You’ve been working for eight hours, and you’re exhausted. You had to get up early and commute for an hour just to get to work. The work itself is physical and draining. You know you still have an hour drive ahead of you. All told, you just want to get home and rest.
Then your boss tells you that someone else called in sick for their shift. Promising to pay overtime, she asks you if you’re willing to work a second shift — or at least to put in a few more hours. You need the money, so you agree.
Has this request from your boss actually increased the odds that you’re going to get injured on the job?
The risk of being tired at work
Researchers have studied the impact of fatigue on work, and they have found a link to higher injury rates. For instance, if a worker has a sleep issue that leaves them chronically fatigued, their injury risks are 1.62 times higher than those of others in the workforce. These sleep issues cause about 13% of overall injuries on the job.

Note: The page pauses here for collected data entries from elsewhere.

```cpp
__global__ void permute_images_kernel(const float* __restrict__ src, float* __restrict__ dst, int64_t K, int64_t B,
                                      int64_t C, int64_t HW) {
  const int64_t n = K * B * C * HW;
  for (int64_t i = (int64_t)blockIdx.x * THREADS + threadIdx.x; i < n; i += (int64_t)gridDim.x * THREADS) {
    const int64_t p = i % HW, r = i / HW;
    const int64_t b = r % B, r2 = r / B;
    const int64_t c = r2 % C, k = r2 / C;
    dst[i] = src[((k * B + b) * C + c) * HW + p];
  }
}
// ... 415 lines not shown
      t.n[i] = r[i].second;
      total = std::max(total, r[i].second);
    }
    const int64_t g = std::max<int64_t>(1, std::min<int64_t>(256, (total / 4 + THREADS - 1) / THREADS));
    hipLaunchKernelGGL(dead_ranges_kernel, dim3((unsigned)g, (unsigned)K_), dim3(THREADS), 0, st, t, gtrain, X, ld,
                       (int)std::min<int64_t>(nneg, K_));
    return launch_status("train_clients: dead ranges");
  }

  struct Options {
    AuxStream* side = nullptr;
    AuxStream* text = nullptr;
    AuxStream* wgrad = nullptr;
    float* norms = nullptr;
    bool fuse_res = true;
    bool shared_first = true;
    float* xout = nullptr;
    int64_t xld = 0, xneg = 0;
  };
  void configure(const Options& o) { o_ = o; }

  int step(const float* images, const int64_t* tokens, const int64_t* labels, const float* mask, bool first,
           bool last, float* loss_row, float lr, float mom, hipStream_t st) {
    int rc;
    const int64_t C0 = s_.in_channels, HW0 = s_.image_size * s_.image_size;
    const Param& whh = ps_[p_whh_];
    Step S;
    S.st = st;
    S.conc = o_.text != nullptr;
    S.ts = S.conc ? o_.text->s : st;
// ... 218 lines not shown
    return FLR_OK;
  }

  int trunk_backward(Step& S) {
    int rc;
    const hipStream_t st = S.st;
    const int wg_text = S.conc ? [] {
      const char* e = flr::knob("FLR_WG_TEXT");
      return e ? atoi(e) : 2;
    }() : 0;
    for (int bi = (int)blocks_.size() - 1; bi >= 0; --bi) {
      Block& bk = blocks_[bi];
      S.wg_on_text = bi < wg_text;
      const float* d_out = bi + 1 < (int)blocks_.size() ? blocks_[bi + 1].d_in : d_x4_;
      FLR_TRY(bn_bwd(bk.b2, d_out, bk.y2, bk.out, true, bk.d_y2, bk.d_res, st));
      FLR_TRY(conv_bwd(S, bk.c2, bk.a1, bk.d_y2, bk.d_a1, st));
      FLR_TRY(bn_bwd(bk.b1, bk.d_a1, bk.y1, bk.a1, true, bk.d_y1, nullptr, st));
      const float* other = bk.d_res;
      if (bk.has_ds) {
        FLR_TRY(bn_bwd(bk.bds, bk.d_res, bk.yd, nullptr, false, bk.d_yd, nullptr, st));
        if (ps_[bk.c1.p].tap && ps_[bk.ds.p].tap && o_.fuse_res) {
          FLR_TRY(conv_bwd(S, bk.c1, bk.x_in, bk.d_y1, bk.d_in, st));
          FLR_TRY(conv_bwd(S, bk.ds, bk.x_in, bk.d_yd, bk.d_in, st, bk.d_in));
          continue;
        }
        FLR_TRY(conv_bwd(S, bk.ds, bk.x_in, bk.d_yd, bk.d_xd, st));
        other = bk.d_xd;
      }
      if (ps_[bk.c1.p].tap && o_.fuse_res) {
        FLR_TRY(conv_bwd(S, bk.c1, bk.x_in, bk.d_y1, bk.d_in, st, other));
      } else {
        FLR_TRY(conv_bwd(S, bk.c1, bk.x_in, bk.d_y1, bk.d_xm, st));
// ... 171 lines not shown
  const float* tap_w(const Param& p, bool shared, int64_t& stride) const {
    stride = shared ? 0 : p.n;
    return shared ? gshared_ + p.off : p.w;
  }
  int conv_fwd(const Step& S, const ConvOp& c, const float* x, float* y, hipStream_t st, char* wsp = nullptr) {
    const Param& p = ps_[c.p];
    if (p.tap) {
      int64_t wst;
      const float* w = tap_w(p, S.wsh, wst);
      return flr_conv2d_fwd_t_ex(x, w, wst, y, K_, B_, c.Cin, c.H, c.H, c.Cout, c.k, c.k, c.stride, c.pad,
                                 wsp ? wsp : cws_, cws_n_, st);
    }
    return flr_conv2d_fwd(x, p.w, y, K_, B_, c.Cin, c.H, c.H, c.Cout, c.k, c.k, c.stride, c.pad, c.fws, c.fws_n, st);
  }
  int conv_bwd(Step& S, const ConvOp& c, const float* x, const float* dy, float* dx, hipStream_t st,
               const float* add = nullptr) {
    const Param& p = ps_[c.p];
    int rc;
    if (p.tap) {
      int64_t wst;
      const float* w = tap_w(p, S.wsh, wst);
      hipStream_t ws = st;
      char* wsp = cws_;
      if (S.wg_on_text && S.tx.left(2)) {
        FLR_TRY(ev_link(S.tx.take(), st, o_.text->s, "train_clients: text-stream weight-gradient fork"));
        ws = o_.text->s;
        wsp = cws3_;
      } else if (S.wg.left(2)) {
        FLR_TRY(ev_link(S.wg.take(), st, o_.wgrad->s, "train_clients: weight-gradient fork"));
        ws = o_.wgrad->s;
        wsp = cws2_;
      }
      if (dx && (rc = flr_conv2d_bwd_data_t_ex(dy, w, wst, add, dx, K_, B_, c.Cin, c.H, c.H, c.Cout, c.k, c.k,
                                               c.stride, c.pad, cws_, cws_n_, st)) != FLR_OK)
        return rc;
      const int zero_dead = p.dead ? 0 : 1;
      if (p.sq_base >= 0)
        return flr_conv2d_bwd_weight_t_sq(x, dy, p.g, K_, B_, c.Cin, c.H, c.H, c.Cout, c.k, c.k, c.stride, c.pad,
                                          zero_dead, sq_ + p.sq_base, std::max<int64_t>(1, nsq_), wsp, cws_n_, ws);
      return flr_conv2d_bwd_weight_t(x, dy, p.g, K_, B_, c.Cin, c.H, c.H, c.Cout, c.k, c.k, c.stride, c.pad, zero_dead,
                                     wsp, cws_n_, ws);
    }
    if (dx && (rc = flr_conv2d_bwd_data(dy, p.w, dx, K_, B_, c.Cin, c.H, c.H, c.Cout, c.k, c.k, c.stride, c.pad, cws_,
                                        cws_n_, st)) != FLR_OK)
      return rc;
    return flr_conv2d_bwd_weight_reuse(x, dy, p.g, K_, B_, c.Cin, c.H, c.H, c.Cout, c.k, c.k, c.stride, c.pad, c.fws,
                                       c.fws_n, st);
  }
  int bn_fwd(const BnOp& b, const float* x, const float* res, float* y, bool relu, hipStream_t st) {
    return flr_batchnorm_fwd(x, ps_[b.pg].w, ps_[b.pb].w, res, y, b.mean, b.invstd, 1, K_ * b.C, b.HW, 1e-5f,
                             relu ? 1 : 0, st);
  }
  int bn_bwd(const BnOp& b, const float* dy, const float* x, const float* y, bool relu, float* dx, float* dres,
             hipStream_t st) {
    return flr_batchnorm_bwd(dy, x, relu ? y : nullptr, ps_[b.pg].w, b.mean, b.invstd, dx, ps_[b.pg].g, ps_[b.pb].g,
                             dres, 1, K_ * b.C, b.HW, relu ? 1 : 0, st);
  }
  int gemm(const float* A, int64_t ak, int64_t am, int64_t ar, const float* Bm, int64_t bk, int64_t bn, int64_t br,
           float* C, int64_t ck, int64_t cm, int64_t cn, const float* bias, int64_t bias_k, const float* add,
           int64_t M, int64_t N, int64_t R, hipStream_t st) {
    return flr_bgemm(A, ak, am, ar, Bm, bk, bn, br, C, ck, cm, cn, bias, bias_k, add, K_, M, N, R, gws_, gws_n_, st);
  }
// ... 89 lines not shown
  float* step_loss = reinterpret_cast<float*>(base + align_up(net.bytes(), 256));
  static const bool fuse_res = [] {
    const char* e = flr::knob("FLR_FUSED_RES");
    return !(e && e[0] == '0');
  }();
  static const bool shared_first = [] {
    const char* e = flr::knob("FLR_SHARED_FIRST");
    return !(e && e[0] == '0');
  }();
  const bool train_order = (flags & FLR_TC_TRAIN_ORDER) != 0;
  hipStream_t st = as_stream(stream);
  tc::Net::Options o;
  o.norms = norms_out;
  o.fuse_res = fuse_res;
  o.shared_first = shared_first;
  o.side = side_stream(true, st);
  o.text = text_stream(true, st);
  o.wgrad = wgrad_stream(true, st);
  if (train_order) {
    o.xout = X;
    o.xld = ld;
    o.xneg = nneg;
  }
  net.configure(o);
  rc = train_order ? net.load_global_train(global, st) : net.load_global(global, st);
  if (rc != FLR_OK) return rc;
  const int64_t C0 = spec->in_channels, HW0 = spec->image_size * spec->image_size, T = spec->seq_len;
  for (int64_t s = 0; s < steps; ++s) {
    rc = net.step(images + s * K * B * C0 * HW0, tokens + s * K * B * T, labels + s * K * B,
                  dropout_masks ? dropout_masks + s * K * B * spec->fusion : nullptr, s == 0, s == steps - 1,
// ... 51 lines not shown
```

And your lack of sleep is only part of it. Consider that you’re doing a physical job and your body is fatigued, as well. If you have to lift a heavy item, can you do it safely and with proper form? If you have to work around hazards like electrical lines, will you always remember your personal protection equipment and the safety steps you should take?

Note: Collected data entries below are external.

__device__ __forceinline__ void fuse_reduce(const QkvFuse& f, int r, int col, int lane, float& a, float& b) {
    const size_t kstride = (size_t)MTTS_PFCAP * f.Npad;
    const float* p0 = f.partial + (size_t)r * f.Npad + col + lane;
    a = 0.f; b = 0.f;
    for (int k0 = 0; k0 < f.ksplit; k0 += 8) {
        float ta[8], tb[8];
#pragma unroll
        for (int j = 0; j < 8; ++j) {
            const float* pk = p0 + (size_t)min(k0 + j, f.ksplit - 1) * kstride;
            ta[j] = pk[0];
            tb[j] = pk[64];
        }
        if (k0 == 0) { a = ta[0]; b = tb[0]; }
#pragma unroll
        for (int j = 0; j < 8; ++j)
            if (k0 + j < f.ksplit && k0 + j > 0) { a += ta[j]; b += tb[j]; }
    }
    a = rbf(a);
    b = rbf(b);
}

__device__ __forceinline__ void fuse_reduce_request(const QkvFuse& f, int r, int col, int lane, float (&ta)[8], float (&tb)[8]) {
    const size_t kstride = (size_t)MTTS_PFCAP * f.Npad;
    const float* p0 = f.partial + (size_t)r * f.Npad + col + lane;
#pragma unroll
    for (int j = 0; j < 8; ++j) {
        const float* pk = p0 + (size_t)min(j, f.ksplit - 1) * kstride;
        ta[j] = pk[0];
        tb[j] = pk[64];
    }
}
__device__ __forceinline__ void fuse_reduce_sum(const QkvFuse& f, const float (&ta)[8], const float (&tb)[8], float& a, float& b) {
    a = ta[0]; b = tb[0];
#pragma unroll
    for (int j = 1; j < 8; ++j)
        if (j < f.ksplit) { a += ta[j]; b += tb[j]; }
    a = rbf(a);
    b = rbf(b);
}

struct FuseVec { float w0, w1, c, s; };
__device__ __forceinline__ FuseVec fuse_load_vec(const QkvFuse& f, const uint16_t* __restrict__ nw, int pos, int lane) {
    FuseVec v;
    v.w0 = bf2f(nw[lane]);
    v.w1 = bf2f(nw[lane + 64]);
    v.c = bf2f(f.rope_cos[(size_t)pos * 64 + lane]);
    v.s = bf2f(f.rope_sin[(size_t)pos * 64 + lane]);
    return v;
}
__device__ __forceinline__ void fuse_norm_rope(const QkvFuse& f, const FuseVec& v, float a, float b, float& o1, float& o2) {
    const float ss = wave_sum(a * a + b * b);
    const float inv = 1.0f / sqrtf(ss / (float)MTTS_HD + f.eps);
    a = rbf(v.w0 * rbf(a * inv));
    b = rbf(v.w1 * rbf(b * inv));
    o1 = rbf(rbf(a * v.c) + rbf(-b * v.s));
    o2 = rbf(rbf(b * v.c) + rbf(a * v.s));
}

template <int G, bool FUSED, bool PK>
__global__ __launch_bounds__(256) PK_OCC(PK) void attn_scores_kernel(
    const uint16_t* __restrict__ qbuf, u32x4_t* __restrict__ kcache, const int32_t* __restrict__ page_table,
    const RowMeta* __restrict__ meta, uint16_t* __restrict__ scores, float* __restrict__ stats, int max_pages,
    int total_pages, int nq, int nkv, float scale, QkvFuse f, const u32x4_t* __restrict__ kpack) {
    __shared__ __attribute__((aligned(16))) uint32_t qs[G][MTTS_HD / 2];
    __shared__ __attribute__((aligned(16))) uint16_t knew[MTTS_HD];
    __shared__ __attribute__((aligned(16))) uint32_t qw[PK ? 4 : 1][G][MTTS_HD / 2];
    const int r = blockIdx.z, kvh = blockIdx.y;
    const RowMeta m = meta[r];
    if (m.seq < 0) return;
    const int len = m.pos + 1;
    const int npages = (len + MTTS_PAGE - 1) / MTTS_PAGE;
    if ((int)blockIdx.x * 4 >= npages) return;
    const int wave = __builtin_amdgcn_readfirstlane(threadIdx.x >> 6), lane = threadIdx.x & 63;
    const int pg = blockIdx.x * 4 + wave;
    const int own_pg = m.pos >> 6;
    const int Lmax = max_pages * MTTS_PAGE;
    uint32_t qreg[(G * MTTS_HD / 2 + 255) / 256];
    if (!FUSED) {
#pragma unroll
        for (int i = 0; i < (G * MTTS_HD / 2 + 255) / 256; ++i) {
            const int idx = threadIdx.x + 256 * i;
            qreg[i] = idx < G * MTTS_HD / 2 ? ((const uint32_t*)qbuf)[((size_t)r * nq + kvh * G) * (MTTS_HD / 2) + idx] : 0u;
        }
    }
    const bool own = FUSED && (own_pg >> 2) == (int)blockIdx.x;
    const bool pre = FUSED && f.ksplit <= 8 && wave < G + (own ? 1 : 0);
    float pta[8], ptb[8];
    FuseVec pfv{0.f, 0.f, 0.f, 0.f};
    if (pre) {
        const bool isk = wave == G;
        pfv = fuse_load_vec(f, isk ? f.knorm_w : f.qnorm_w, m.pos, lane);
        fuse_reduce_request(f, r, (isk ? nq + kvh : kvh * G + wave) * MTTS_HD, lane, pta, ptb);
    }
    const int page = pg < npages ? page_table[(size_t)m.seq * max_pages + pg] : 0;
    const u32x4_t* kp = kcache + ((size_t)kvh * total_pages + page) * (MTTS_PAGE * MTTS_HD / 8) + lane;

    auto stage_q = [&]() {
        if (FUSED) {
            for (int hh = wave; hh < G + (own ? 1 : 0); hh += 4) {
                const bool isk = hh == G;
                float a, b, o1, o2;
                FuseVec fv;
                if (pre && hh == wave) {
                    fv = pfv;
                    fuse_reduce_sum(f, pta, ptb, a, b);
                } else {
                    fv = fuse_load_vec(f, isk ? f.knorm_w : f.qnorm_w, m.pos, lane);
                    fuse_reduce(f, r, (isk ? nq + kvh : kvh * G + hh) * MTTS_HD, lane, a, b);
                }
                fuse_norm_rope(f, fv, a, b, o1, o2);
                if (!isk) {
                    ((uint16_t*)qs[hh])[lane] = f2bf(o1);
                    ((uint16_t*)qs[hh])[lane + 64] = f2bf(o2);
                } else {
                    knew[lane] = f2bf(o1);
                    knew[lane + 64] = f2bf(o2);
                    const int opage = page_table[(size_t)m.seq * max_pages + own_pg];
                    uint16_t* base = (uint16_t*)kcache + ((size_t)kvh * total_pages + opage) * (MTTS_PAGE * MTTS_HD);
                    const int tok = m.pos & 63;
                    base[(((lane >> 3) * 64) + tok) * 8 + (lane & 7)] = f2bf(o1);
                    base[((((lane + 64) >> 3) * 64) + tok) * 8 + (lane & 7)] = f2bf(o2);
                }
            }
        } else {
#pragma unroll
            for (int i = 0; i < (G * MTTS_HD / 2 + 255) / 256; ++i) {
                const int idx = threadIdx.x + 256 * i;
                if (idx < G * MTTS_HD / 2) (&qs[0][0])[idx] = qreg[i];
            }
        }
        __syncthreads();
    };
    auto finish = [&](const float* acc) {
        const int tok = pg * MTTS_PAGE + lane;
        const bool valid = tok < len;
#pragma unroll
        for (int g = 0; g < G; ++g) {
            const int h = kvh * G + g;
            float sc = rbf(rbf(acc[g]) * scale);
            if (valid) scores[((size_t)r * nq + h) * Lmax + tok] = f2bf(sc);
            float mx = wave_max(valid ? sc : -INFINITY);
            float e = valid ? expf(sc - mx) : 0.f;
            float sm = wave_sum(e);
            if (lane == 0) {
                float* st = stats + (((size_t)r * nq + h) * max_pages + pg) * 2;
                st[0] = mx;
                st[1] = sm;
            }
        }
    };
    auto raw_dots = [&](u32x4_t (&kv)[16]) {
        if (FUSED && pg == own_pg && lane == (m.pos & 63)) {
#pragma unroll
            for (int j = 0; j < 16; ++j) kv[j] = *(const u32x4_t*)&knew[8 * j];
        }
        float acc[G];
#pragma unroll
        for (int g = 0; g < G; ++g) acc[g] = 0.f;
#pragma unroll
        for (int j = 0; j < 16; ++j) {
#pragma unroll
            for (int g = 0; g < G; ++g) {
                const u32x4_t q = *(const u32x4_t*)&qs[g][4 * j];
                acc[g] = dot2bf(kv[j].x, q.x, acc[g]);
                acc[g] = dot2bf(kv[j].y, q.y, acc[g]);
                acc[g] = dot2bf(kv[j].z, q.z, acc[g]);
                acc[g] = dot2bf(kv[j].w, q.w, acc[g]);
            }
#pragma unroll
            for (int g = 0; g < G; ++g) asm volatile("" : "+v"(acc[g]));
            if ((j & 3) == 3) __builtin_amdgcn_sched_barrier(0);
        }
        finish(acc);
    };

    if (PK && pg < own_pg) {
        u32x4_t pk[MTTS_PKU];
        const u32x4_t* pp = kpack + ((size_t)kvh * total_pages + page) * (MTTS_PKU * 64) + lane;
#pragma unroll
        for (int j = 0; j < MTTS_PKU; ++j) pk[pk_order(j)] = __builtin_nontemporal_load(pp + pk_order(j) * 64);
        stage_q();
        bool qok = true;
        const uint32_t sh = pk[12].z;
#pragma unroll
        for (int g = 0; g < G; ++g) {
            const uint32_t qd = qs[g][lane];
            uint32_t out = 0u;
#pragma unroll
            for (int h = 0; h < 2; ++h) {
                uint32_t b = (qd >> (16 * h)) & 0xffffu;
                const int sft = (int)(int8_t)((sh >> (8 * h)) & 0xffu);
                if ((b & 0x7fffu) && sft) {
                    const int e = (int)((b >> 7) & 0xffu), e2 = e + sft;
                    if (e == 0 || e == 255 || e2 < 1 || e2 > 254) qok = false;
                    else b = (b + ((uint32_t)sft << 7)) & 0xffffu;
                }
                out |= b << (16 * h);
            }
            qw[PK ? wave : 0][g][lane] = out;
        }
        __builtin_amdgcn_wave_barrier();
        if (__any(pk[12].w != 0u || !qok)) {
            u32x4_t kv[16];
#pragma unroll
            for (int j = 0; j < 16; ++j) kv[j] = __builtin_nontemporal_load(kp + j * 64);
            raw_dots(kv);
            return;
        }
        float acc[G];
#pragma unroll
        for (int g = 0; g < G; ++g) acc[g] = 0.f;
#pragma unroll
        for (int j = 0; j < 16; ++j) {
            uint32_t w[4];
            pk_unit(pk, j, w);
#pragma unroll
            for (int g = 0; g < G; ++g) {
                const u32x4_t q = *(const u32x4_t*)&qw[PK ? wave : 0][g][4 * j];
                acc[g] = dot2bf(w[0], q.x, acc[g]);
                acc[g] = dot2bf(w[1], q.y, acc[g]);
                acc[g] = dot2bf(w[2], q.z, acc[g]);
                acc[g] = dot2bf(w[3], q.w, acc[g]);
            }
#pragma unroll
            for (int g = 0; g < G; ++g) asm volatile("" : "+v"(acc[g]));
            if ((j & 3) == 3) __builtin_amdgcn_sched_barrier(0);
        }
        finish(acc);
    } else {
        u32x4_t kv[16];
#pragma unroll
        for (int j = 0; j < 16; ++j) kv[j] = __builtin_nontemporal_load(kp + j * 64);
        stage_q();
        if (pg >= npages) return;
        raw_dots(kv);
    }
}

In almost all areas of life, you’re bound to see a deterioration of skills and abilities as you get tired. Your body and mind both need time to rest and recharge. This is true while you’re at work, and it could mean that you get hurt during those overtime hours.
What should you do next?
If you do suffer an on-the-job injury, then you need to know how to get workers’ compensation. You may end up missing extended time and/or having to go to the hospital for treatment, and your compensation can help to cover these costs during a challenging time.